Acute Ischemic Stroke Prognosis Improved by LLM

04/21/2026
At the AAN 2026 conference, investigators presented a reasoning-enhanced large language model for acute ischemic stroke prognosis.
In a single-center cohort of 464 patients, the system used routine discharge summaries to predict 90-day modified Rankin Scale outcomes. Mean absolute error was 1.00, providing the clearest quantitative topline from the meeting presentation. On the reported primary measures, performance matched GPT-4.1 and exceeded Clinical BERT and a variable-based support vector machine. The findings suggested that routine discharge documentation carried prognostic signal in this early single-center report.
Investigators asked whether narrative discharge summaries could support 90-day outcome prediction when structured records did not capture all relevant detail. They analyzed 464 acute ischemic stroke patients treated at a single center between 2010 and 2023. All had discharge summaries and 90-day mRS scores available for model development and evaluation. They called the system COPE, or Chain of thought Outcome Prediction Engine, and described it as a two-stage large language model framework. The first model generated clinical reasoning, and the second used that reasoning to predict functional outcome on the mRS scale.

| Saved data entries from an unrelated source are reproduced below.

# bioinformatics-ua/polus

Hardware: AMD Instinct MI355X
Metric: train samples/sec BioBERT-base NER seq256 (higher is better)
Workload: dtype bf16; 1 GPU; BERT-base (L=12,H=768,A=12,I=3072,V=28996) token classification C=4, seq_len=256, 64 samples/GPU, AdamW lr 5e-5 wd 0.01 warm-up 10%, dropout 0.1 (hidden + attention) (BASELINE.json configs[2] per-GPU shape), random-init weights; global_batch=64, seq_len=256, parallelism=dp1, grad_allreduce=none

## Files before the change

### polus_amd/csrc/attention.hip

```cpp
#include "common.h"

namespace {

constexpr int D = 64;
constexpr int BLK = 64;
constexpr float MASK_NEG = -10000.0f;
constexpr float LOG2E = 1.4426950408889634f, LN2 = 0.6931471805599453f;

template <typename T> struct TileCfg;
template <> struct TileCfg<bf16_t> { static constexpr int RS = 160, EPC = 8, LOG_CPR = 3, NLOAD = 2; };
template <> struct TileCfg<float> { static constexpr int RS = 288, EPC = 4, LOG_CPR = 4, NLOAD = 4; };

template <typename T, int NT = 256>
__device__ __forceinline__ void tile_load(unsigned char* tile, const T* __restrict__ base, long ld, int row0,
                                          int nrows, int col0, int tid) {
    constexpr int LOG = TileCfg<T>::LOG_CPR;
#pragma unroll
    for (int k = 0; k < TileCfg<T>::NLOAD; ++k) {
        int c = tid + NT * k;
        int r = c >> LOG, ch = c & ((1 << LOG) - 1);
        uint4 v = make_uint4(0, 0, 0, 0);
        if (row0 + r < nrows)
            v = *reinterpret_cast<const uint4*>(base + (long)(row0 + r) * ld + col0 + ch * TileCfg<T>::EPC);
        *reinterpret_cast<uint4*>(tile + r * TileCfg<T>::RS + ch * 16) = v;
// ... 37 lines not shown

__device__ __forceinline__ void frag_from_acc(Frag<bf16_t>& f, const f32x4& t0, const f32x4& t1) {
    f.v[0] = (bf16_t)t0[0]; f.v[1] = (bf16_t)t0[1]; f.v[2] = (bf16_t)t0[2]; f.v[3] = (bf16_t)t0[3];
    f.v[4] = (bf16_t)t1[0]; f.v[5] = (bf16_t)t1[1]; f.v[6] = (bf16_t)t1[2]; f.v[7] = (bf16_t)t1[3];
}
__device__ __forceinline__ void frag_from_acc(Frag<float>& f, const f32x4& t0, const f32x4& t1) {
    f.v[0] = t0[0]; f.v[1] = t0[1]; f.v[2] = t0[2]; f.v[3] = t0[3];
    f.v[4] = t1[0]; f.v[5] = t1[1]; f.v[6] = t1[2]; f.v[7] = t1[3];
}

__device__ __forceinline__ float col_max(float v) { v = fmaxf(v, __shfl_xor(v, 16, 64)); return fmaxf(v, __shfl_xor(v, 32, 64)); }
__device__ __forceinline__ float col_sum(float v) { v += __shfl_xor(v, 16, 64); return v + __shfl_xor(v, 32, 64); }

template <typename T>
__device__ __forceinline__ void store_acc_T(T* __restrict__ out, long ld, int row, int col0, const f32x4 (&o)[4],
                                            float mul, int g, bool valid) {
    if (!valid) return;
#pragma unroll
    for (int dt = 0; dt < 4; ++dt) {
        float v[4] = {o[dt][0] * mul, o[dt][1] * mul, o[dt][2] * mul, o[dt][3] * mul};
        store4<T>(out + (long)row * ld + col0 + dt * 16 + 4 * g, v);
    }
}

struct AttnArgs {
    const void* qkv; const int32_t* mask; void* ctx; float* lse;
    const void* dctx; const float* delta; void* dqkv;
    int B, S, A, H;
    float scale;
    unsigned drop_thresh, drop_seed;
    float drop_inv;
    const PolusDyn* dyn;
    int debug;
};

__device__ __forceinline__ float key_bias(const int32_t* mask, int b, int S, int key) {
    if (key >= S) return -INFINITY;
    if (!mask) return 0.0f;
    return (1.0f - (float)mask[(long)b * S + key]) * MASK_NEG;
}
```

In the comparison presented at the meeting, COPE placed 75% of predictions within 1 mRS point of the observed outcome and reached exact accuracy of 33%. Mean absolute error was 1.00 for COPE and 1.28 for both Clinical BERT and the variable-based support vector machine. The alternative models also had lower overall accuracy, and the comparison included both an alternative text model and a structured-variable machine learning benchmark. Overall, the comparative results favored the text model with reasoning over the alternative text and variable-based approaches.
When investigators removed the reasoning component from COPE, exact accuracy fell to 23%, which was the clearest ablation signal presented. Ablation testing identified the Medications section and the Discharge and Follow up Summary as the most informative parts of the discharge summaries. Removing either section produced the largest performance drop, tying the strongest reported signal to those note components.